> YOUR OBJECTIVE
Find how many lines in this data contain the string "EBATCH". Respond with only that number.

> PROVIDED DATA
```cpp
template <int G, int WL, int RPL, int EPL, bool EMIT>
__global__ __launch_bounds__(EMIT ? 128 : 64) void truss_step_kernel(const TopoDev T, const StepArgsDev A) {
  extern __shared__ __attribute__((aligned(16))) char smem[];
  StepLane<G, WL, RPL, EPL, EMIT> ln;
  ln.init(threadIdx.x & 63, blockIdx.x, T, A, smem);
  constexpr int W_ = StepLane<G, WL, RPL, EPL, EMIT>::W;
  constexpr bool EMIT_ = EMIT;
  if constexpr (EMIT) {
    if (threadIdx.x == 0) {
      *tb_flag_ptr(smem, T.o_flag) = 0;
      *(tb_flag_ptr(smem, T.o_flag) + 1) = 0;
    }
    __syncthreads();
    if (threadIdx.x >= 64) {
#define SPH(call) \
  ln.call;        \
  __builtin_amdgcn_fence(__ATOMIC_RELEASE, "wavefront"); \
  __builtin_amdgcn_wave_barrier();                        \
  __builtin_amdgcn_fence(__ATOMIC_ACQUIRE, "wavefront")
#ifdef TRUSS_STAMPS
#define SST(i)                                                                                        \
  do {                                                                                                \
    __builtin_amdgcn_sched_barrier(0);                                                                \
    if (threadIdx.x == 64 && blockIdx.x == gridDim.x / 2) g_truss_stamps[i] = clock64();              \
    if (threadIdx.x == 64 && ((i) == 20 || (i) == 26) && blockIdx.x < 4096)                           \
      g_truss_span[blockIdx.x][(i) == 20 ? 4 : 5] = wall_clock64();                                   \
    __builtin_amdgcn_sched_barrier(0);                                                                \
  } while (0)
#else
#define SST(i)
#endif
      ln.emit_tables_load(T);
      __builtin_amdgcn_s_waitcnt(0);
      bool ok = tb_await(smem, T.o_flag, 1);
      if (ok) {
        SST(20);
        TRUSS_STREAM_SEG1(SPH, T, A)
        SST(21);
        ok = tb_await(smem, T.o_flag, 2);
      }
      if (ok) {
        SST(22);
        TRUSS_STREAM_SEG2(SPH, T, A)
        SST(23);
        ok = tb_await(smem, T.o_flag, 3);
      }
      if (ok) {
        SST(24);
        TRUSS_STREAM_SEG3(SPH, T, A)
        SST(25);
      } else {
        tb_obs_timeout(ln, smem, T.o_flag, A.status);
      }
#ifdef TRUSS_STAMPS
      __builtin_amdgcn_s_waitcnt(0);
      SST(26);
#endif
#undef SST
#undef SPH
      return;
    }
  }
#define TB_WAVE_SYNC()                                    \
  do {                                                    \
    __builtin_amdgcn_fence(__ATOMIC_RELEASE, "wavefront"); \
    __builtin_amdgcn_wave_barrier();                      \
    __builtin_amdgcn_fence(__ATOMIC_ACQUIRE, "wavefront"); \
  } while (0)
#define PH(call) \
  ln.call;       \
  TB_WAVE_SYNC()
#define PH_NS(call) ln.call
#define BAR() TB_WAVE_SYNC()
#ifdef TRUSS_FAULT_DROP_PUBLISH3
#define EMIT_POINT(k) do { if ((k) != 3) tb_publish(smem, T.o_flag, k); } while (0)
#else
#define EMIT_POINT(k) tb_publish(smem, T.o_flag, k)
#endif
  TRUSS_STEP_SCHEDULE(PH, PH_NS, BAR, T, A)
#undef PH
#undef PH_NS
#undef BAR
#undef EMIT_POINT
#undef TB_WAVE_SYNC
}

struct RolloutDev {
  TopoDev T;
  StepArgsDev A;
  int32_t n_steps, n_sets;
  size_t gstride, tstride;
};
template <int G, int WL, int RPL, int EPL>
__global__ __launch_bounds__(64) void truss_rollout_kernel(const RolloutDev P_) {
  extern __shared__ __attribute__((aligned(16))) char smem[];
  constexpr int W_ = StepLane<G, WL, RPL, EPL, false>::W;
  constexpr bool EMIT_ = false;
#define TB_WAVE_SYNC()                                    \
  do {                                                    \
    __builtin_amdgcn_fence(__ATOMIC_RELEASE, "wavefront"); \
    __builtin_amdgcn_wave_barrier();                      \
    __builtin_amdgcn_fence(__ATOMIC_ACQUIRE, "wavefront"); \
  } while (0)
#define PH(call) \
  ln.call;       \
  TB_WAVE_SYNC()
#define PH_NS(call) ln.call
#define BAR() TB_WAVE_SYNC()
#define EMIT_POINT(k) (void)0
  const int n_steps = P_.n_steps;
  for (int s = 0; s < n_steps; ++s) {
    typedef const char __attribute__((address_space(4))) *tb_kernarg_ptr;
    tb_kernarg_ptr ka = (tb_kernarg_ptr)__builtin_amdgcn_kernarg_segment_ptr();
    asm volatile("" : "+s"(ka));
    const RolloutDev &P = *(const RolloutDev *)ka;
    const TopoDev &T = P.T;
    const StepArgsDev &A = P.A;
    StepLane<G, WL, RPL, EPL, false> ln;
    ln.init(threadIdx.x, blockIdx.x, T, A, smem);
    const int nset = (s + 1) % P.n_sets;
    ln.rs_first_step = s;
    ln.rs_y_out = (s & 1) ? (float *)A.y_in : A.y_out;
    ln.rs_sec_out = (s & 1) ? (int32_t *)A.sec_in : A.sec_out;
    ln.rs_next_geo = s + 1 < n_steps ? A.a_geo + (size_t)nset * P.gstride : nullptr;
    ln.rs_next_topo = s + 1 < n_steps ? A.a_topo + (size_t)nset * P.tstride : nullptr;
    TRUSS_STEP_SCHEDULE(PH, PH_NS, BAR, T, A)
    TB_WAVE_SYNC();
  }
#undef PH
#undef PH_NS
#undef BAR
#undef EMIT_POINT
#undef TB_WAVE_SYNC
}

__global__ __launch_bounds__(64) void truss_obs_kernel(const TopoDev T, const ObsArgsDev A) {
  extern __shared__ __attribute__((aligned(16))) char smem[];
  ObsLane ln;
  ln.init(threadIdx.x, blockIdx.x, blockIdx.y, T, A, smem);
#define PH(call) \
  ln.call;       \
  __syncthreads()
#define PH_NS(call) ln.call
  const int r0_tile = ln.role == 1 ? ((int)blockIdx.y - 1) * A.tile_rows : 0;
  TRUSS_OBS_SCHEDULE(PH, PH_NS, T, A, r0_tile)
#undef PH
#undef PH_NS
}

__global__ __launch_bounds__(64) void truss_front_kernel(const truss_front_args_t A) {
  __shared__ double px[64], py[64], pc1[64], pc2[64];
  __shared__ double sx[64], sy[64], sd[64], scr[64];
  __shared__ int sidx[64], keep[64];
  __shared__ double ax[64], ay[64];
  const int b = blockIdx.x, i = threadIdx.x, P = A.max_points;
  int n = A.n_points[b];
  n = n < 0 ? 0 : (n > P ? P : n);
  const bool have = i < n;
  const double *row = A.points + ((size_t)b * P + (have ? i : 0)) * 4;
  const double x = row[0], y = row[1], c1 = row[2], c2 = row[3];
  px[i] = x; py[i] = y; pc1[i] = c1; pc2[i] = c2;
  __syncthreads();
  const bool feas = have && !(c1 > 1.0 || c2 > 1.0);
  bool dom = false, dup = false;
  for (int j = 0; j < n; ++j) {
    const bool fj = !(pc1[j] > 1.0 || pc2[j] > 1.0);
    dom |= fj && px[j] < x && py[j] < y;
    dup |= fj && j < i && px[j] == x && py[j] == y && pc1[j] == c1 && pc2[j] == c2;
  }
  const bool fr = feas && !dom && !dup;
  const double cx = fmin(x, 1.0), cy = fmin(y, 1.0);
  keep[i] = fr ? 1 : 0;
  __syncthreads();
  int rank = 0, arank = 0;
  for (int j = 0; j < n; ++j) {
    rank += keep[j] && (px[j] < x || (px[j] == x && (py[j] < y || (py[j] == y && j < i))));
    const double cxj = fmin(px[j], 1.0);
    arank += (cxj < cx || (cxj == cx && j < i));
  }
  __syncthreads();
  const unsigned long long fmask = __ballot(fr);
  int nf = __popcll(fmask);
  if (fr) { sx[rank] = x; sy[rank] = y; sidx[rank] = i; }
  if (have) { ax[arank] = cx; ay[arank] = cy; }
  __syncthreads();
  if (i + 1 < nf) {
    const double dx = sx[i] - sx[i + 1], dy = sy[i] - sy[i + 1];
    sd[i] = sqrt(dx * dx + dy * dy);
  }
  __syncthreads();
  if (i < nf) scr[i] = nf == 1 ? 0.0 : (i == 0 ? sd[0] : (i == nf - 1 ? sd[nf - 2] : sd[i - 1] + sd[i]));
  __syncthreads();
  bool kp = i < nf;
  if ((A.flags & TRUSS_FRONT_TRUNCATE) && nf > A.max_front) {
    if (i > 0 && i < nf - 1) {
      int cr = 0;
      for (int j = 1; j < nf - 1; ++j) cr += (scr[j] > scr[i] || (scr[j] == scr[i] && j < i));
      kp = cr < A.max_front - 2;
    }
  }
  const unsigned long long kmask = __ballot(kp);
  const int pos = __popcll(kmask & ((1ull << i) - 1ull));
  const int nk = __popcll(kmask);
  const double kx = i < nf ? sx[i] : 0.0, ky = i < nf ? sy[i] : 0.0;
  const int kid = i < nf ? sidx[i] : -1;
  __syncthreads();
  if (kp) { sx[pos] = kx; sy[pos] = ky; keep[pos] = kid; }
  nf = nk;
  __syncthreads();
  if (i + 1 < nf) {
    const double dx = sx[i] - sx[i + 1], dy = sy[i] - sy[i + 1];
    sd[i] = sqrt(dx * dx + dy * dy);
  }
  if (A.front_idx && i < P) A.front_idx[(size_t)b * P + i] = i < nf ? keep[i] : -1;
  __syncthreads();
  if (i != 0) return;
  if (A.n_front) A.n_front[b] = nf;
  const double rx = A.ref_points ? A.ref_points[2 * b] : 1.0, ry = A.ref_points ? A.ref_points[2 * b + 1] : 1.0;
  if (A.metrics) {
    double maxd = 0.0, disd = 1.0, sumd = 0.0, stdcd = 1.0, pn = 0.0;
    if (nf >= 2) {
      maxd = sd[0];
      for (int k = 0; k < nf - 1; ++k) { maxd = sd[k] > maxd ? sd[k] : maxd; sumd += sd[k]; }
      double acc = 0.0;
      const double ctr = maxd / (nf - 1);
      for (int k = 0; k < nf - 1; ++k) acc += (sd[k] - ctr) * (sd[k] - ctr);
      disd = sqrt(acc / (nf - 1));
    }
    if (nf > 3) {
      double s = 0.0, mx = 0.0;
      for (int k = 1; k < nf - 1; ++k) {
        const double cd = fabs(sx[k - 1] - sx[k + 1]) + fabs(sy[k - 1] - sy[k + 1]);
        scr[k] = cd; s += cd; mx = cd > mx ? cd : mx;
      }
      if (s != 0.0) {
        const int m = nf - 2;
        double mean = 0.0;
        for (int k = 1; k < nf - 1; ++k) { scr[k] = scr[k] / mx; mean += scr[k]; }
        mean /= m;
        double var = 0.0, p10 = 0.0;
        for (int k = 1; k < nf - 1; ++k) {
          const double v = scr[k], d = v - mean;
          var += d * d;
          const double v2 = v * v, v4 = v2 * v2;
          p10 += v4 * v4 * v2;
        }
        stdcd = sqrt(var / m);
        pn = pow(p10, 0.1);
      }
    }
    double *M = A.metrics + (size_t)b * 5;
    M[0] = maxd; M[1] = disd; M[2] = pn; M[3] = sumd; M[4] = stdcd;
  }
  if (A.hv_front) {
    double hv = 0.0;
    if (nf > 0 && !(nf == 1 && sx[0] == 1.0 && sy[0] == 1.0)) {
      double area = 0.0, runmin = 1.0, minx = sx[0], miny = sy[0];
      for (int k = 0; k < nf; ++k) {
        const double cxk = fmin(sx[k], 1.0), cyk = fmin(sy[k], 1.0);
        runmin = cyk < runmin ? cyk : runmin;
        const double nx = k + 1 < nf ? fmin(sx[k + 1], 1.0) : 1.0;
        area += (nx - cxk) * (1.0 - runmin);
        minx = sx[k] < minx ? sx[k] : minx;
        miny = sy[k] < miny ? sy[k] : miny;
      }
      hv = area - ((1.0 - rx) * (1.0 - minx) + (1.0 - ry) * (1.0 - miny) - (1.0 - rx) * (1.0 - ry));
    }
    A.hv_front[b] = hv;
  }
  if (A.hv_all) {
    double hv = 0.0;
    if (n > 0 && !(n == 1 && px[0] == 1.0 && py[0] == 1.0)) {
// ... 535 lines not shown
```

Measured before the change: 224.3 million env-steps/s.

## Batch element loads, stage coin flag in LDS, and hoist mu/md range loads

```diff
diff --git a/mop-truss-marl_amd/csrc/truss_body.h b/mop-truss-marl_amd/csrc/truss_body.h
--- a/mop-truss-marl_amd/csrc/truss_body.h
+++ b/mop-truss-marl_amd/csrc/truss_body.h
@@ -128,7 +128,7 @@
   char *L;
   double max_def, load_x, load_y;
   float ymax32, dmin32, ymd32, int1, int2;
-  int is_roof, heads;
+  int is_roof;
   double ek[EPL], ec[EPL], es[EPL], ei[EPL];
   double R[RPL][W];
   double rhs[RPL];
@@ -149,6 +149,10 @@
   TRUSS_HD float *geosh(const TopoDev &T) { return (float *)(L + T.o_geo); }
   TRUSS_HD float *tac(const TopoDev &T) { return (float *)(L + T.o_tac); }
   TRUSS_HD int32_t *secsh(const TopoDev &T) { return (int32_t *)(L + T.o_sec); }
+  TRUSS_HD int32_t *coinsh(const TopoDev &T) { return (int32_t *)(L + T.env_stride - 4); }
+  TRUSS_HD static bool coin_used(const TopoDev &T, const StepArgsDev &A) {
+    return T.n_sym_nodes > 0 && !(A.flags & TB_NO_DECODE) && A.coin;
+  }
   TRUSS_HD double *evsh(const TopoDev &T) { return (double *)(L + T.o_ev); }
   TRUSS_HD const int16_t *t_conn(const TopoDev &T) const { return TB_TAB(int16_t, TB, T.f_conn); }
   TRUSS_HD const int16_t *t_pairs(const TopoDev &T) const { return TB_TAB(int16_t, TB, T.f_pairs); }
@@ -269,6 +273,9 @@
         row_load<2 * NIT>(A.a_geo + bn * 2, 2 * nn, vg);
         row_load<3 * NIT>(A.a_topo + bn * 3, 3 * nn, va);
       }
+      const bool coin = coin_used(T, A);
+      int cb = 0;
+      if (coin) cb = A.coin[envc];
       band_clear(T);
       {
         tb_u4 *d4 = (tb_u4 *)TB;
@@ -287,6 +294,7 @@
         row_store<2 * NIT>(geosh(T), 2 * nn, vg);
         row_store<3 * NIT>(tac(T), 3 * nn, va);
       }
+      if (coin) *coinsh(T) = cb;
     }
   }
 
@@ -294,7 +302,6 @@
     const size_t bn = (size_t)envc * T.N, be = (size_t)envc * T.E;
     const bool decode = !(A.flags & TB_NO_DECODE);
     const bool fast = (T.N & 3) == 0 && (T.E & 3) == 0 && T.N <= NCAP && T.E <= ECAP && T.blob_bytes <= BIT_BIG * 64 * 16;
-    heads = A.coin ? (A.coin[envc] != 0) : 0;
     if (rs_first_step != 0) {
       band_clear(T);
       return;
@@ -304,6 +311,9 @@
       else if (T.blob_bytes <= BIT * 64 * 16) stage_fast<BIT>(T, A, decode);
       else stage_fast<BIT_BIG>(T, A, decode);
     } else {
+      const bool coin = coin_used(T, A);
+      int cb = 0;
+      if (coin) cb = A.coin[envc];
       {
         const tb_u4 *s4 = (const tb_u4 *)T.blob;
         tb_u4 *d4 = (tb_u4 *)TB;
@@ -319,6 +329,7 @@
         stage_row_slow(A.a_topo + bn * 3, tac(T), 3 * T.N);
       }
       band_clear(T);
+      if (coin) *coinsh(T) = cb;
     }
   }
 
@@ -356,6 +367,7 @@
   struct PairIn {
     int n0, n1, f0, f1;
     float y0, y1, ga0, ga1, gb0, gb1, ta[3], tb[3];
+    float mu0, md0, mu1, md1;
   };
   TRUSS_HD void pair_load(const TopoDev &T, int p, PairIn &q) {
     const float *Y = ysh(T), *GE = geosh(T), *TA = tac(T);
@@ -377,6 +389,13 @@
       q.tb[j] = TA[3 * q.n1 + j];
     }
   }
+  TRUSS_HD void pair_ranges_load(const TopoDev &T, const StepArgsDev &A, PairIn &q) const {
+    const size_t bn = (size_t)envc * T.N;
+    q.mu0 = A.mu_in[bn + q.n0];
+    q.md0 = A.md_in[bn + q.n0];
+    q.mu1 = A.mu_in[bn + q.n1];
+    q.md1 = A.md_in[bn + q.n1];
+  }
   TRUSS_HD void pair_decode(const TopoDev &T, const StepArgsDev &A, PairIn &q, bool real) {
     const size_t bn = (size_t)envc * T.N;
     float *Y = ysh(T), *TA = tac(T);
@@ -403,10 +422,10 @@
     }
     float mu0, md0, mu1, md1;
     if (A.mu_in) {
-      mu0 = A.mu_in[bn + n0];
-      md0 = A.md_in[bn + n0];
-      mu1 = A.mu_in[bn + n1];
-      md1 = A.md_in[bn + n1];
+      mu0 = q.mu0;
+      md0 = q.md0;
+      mu1 = q.mu1;
+      md1 = q.md1;
     } else {
       move_range(top0, q.y0, q.y1, mu0, md0);
       move_range(top1, q.y1, q.y0, mu1, md1);
@@ -442,11 +461,16 @@
       const int p = g + G * i;
       pair_load(T, p < T.NP ? p : T.NP - 1, q[i]);
     }
+    if (A.mu_in) {
+#pragma unroll
+      for (int i = 0; i < PPL; ++i) pair_ranges_load(T, A, q[i]);
+    }
 #pragma unroll
     for (int i = 0; i < PPL; ++i) pair_decode(T, A, q[i], g + G * i < T.NP);
     for (int p = g + G * PPL; p < T.NP; p += G) {
       PairIn r;
       pair_load(T, p, r);
+      if (A.mu_in) pair_ranges_load(T, A, r);
       pair_decode(T, A, r, true);
     }
   }
@@ -454,6 +478,7 @@
   TRUSS_HD void phase_sym_nodes(const TopoDev &T) {
     float *Y = ysh(T);
     const int16_t *SN = t_symn(T);
+    const bool heads = *coinsh(T) != 0;
     for (int i = g; i < T.n_sym_nodes; i += G) {
       int dst = SN[2 * i], src = SN[2 * i + 1];
       float v = heads ? Y[src] : Y[dst];
@@ -530,53 +555,73 @@
     return p < T.KA ? load_at(T, T.ndof - 1 - p) : 0.0;
   }
 
+  static constexpr bool EBATCH = RPL == 1 && W <= 8 && EPL <= 5;
+  static constexpr int ECH = EBATCH ? EPL : 1;
   TRUSS_HD void phase_elements(const TopoDev &T, const StepArgsDev &A) {
     const float *Y = ysh(T), *X = xsh(T);
     const int32_t *S = secsh(T);
     const int16_t *CN = t_conn(T);
     const double *AR = t_area(T), *ISR = t_isr(T);
     double *K = kb(T);
-    double kcc[EPL], kcs[EPL], kss[EPL];
-#pragma unroll
-    for (int i = 0; i < EPL; ++i) {
-      const int e = g + G * i;
-      const int ee = e < T.E ? e : T.E - 1;
-      const int n0 = CN[2 * ee], n1 = CN[2 * ee + 1];
-      const int sc = S[ee];
-      const double dx = (double)X[n1] - (double)X[n0];
-      const double dy = (double)Y[n1] - (double)Y[n0];
-      const double l2 = dx * dx + dy * dy;
-      const double rl = tb_rsqrt(l2);
-      const double len = l2 * rl;
-      const double c = dx * rl, s = dy * rl;
-      const double Aa = AR[sc];
-      const double k = (T.e_mod * Aa) * rl;
-      ek[i] = k;
-      ec[i] = c;
-      es[i] = s;
-      ei[i] = ISR[sc];
-      if constexpr (EMIT) el[i] = (float)len;
-      if (e < T.E) p_vol += (double)(float)(Aa * len);
-      const double kc = k * c, ks = k * s;
-      kcc[i] = kc * c;
-      kcs[i] = kc * s;
-      kss[i] = ks * s;
-    }
     const int16_t *AC = t_asm(T);
     double *EV = evsh(T);
     if (g == 0) EV[3 * T.E] = EV[3 * T.E + 1] = EV[3 * T.E + 2] = 0.0;
 #pragma unroll
-    for (int i = 0; i < EPL; ++i) {
-      const int e = g + G * i;
-      const int ee = e < T.E ? e : T.E - 1;
-      EV[3 * ee + 0] = kcc[i];
-      EV[3 * ee + 1] = kcs[i];
-      EV[3 * ee + 2] = kss[i];
-      const int16_t *code = AC + ee * 4;
-      K[code[0]] = -kcc[i];
-      K[code[1]] = -kss[i];
-      K[code[2]] = -kcs[i];
-      K[code[3]] = -kcs[i];
+    for (int c0 = 0; c0 < EPL; c0 += ECH) {
+      int n0[ECH], n1[ECH], sc[ECH], ev[ECH];
+      tb_u2 code[ECH];
+      float x0[ECH], x1[ECH], y0[ECH], y1[ECH];
+      double Aa[ECH];
+#pragma unroll
+      for (int j = 0; j < ECH; ++j) {
+        const int i = c0 + j < EPL ? c0 + j : EPL - 1;
+        const int e = g + G * i;
+        const int ee = e < T.E ? e : T.E - 1;
+        const uint32_t c = *(const uint32_t *)(CN + 2 * ee);
+        n0[j] = (int)(int16_t)(c & 0xffffu);
+        n1[j] = (int)(int16_t)(c >> 16);
+        sc[j] = S[ee];
+        code[j] = *(const tb_u2 *)(AC + 4 * ee);
+        ev[j] = 3 * ee;
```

> RESPONSE
2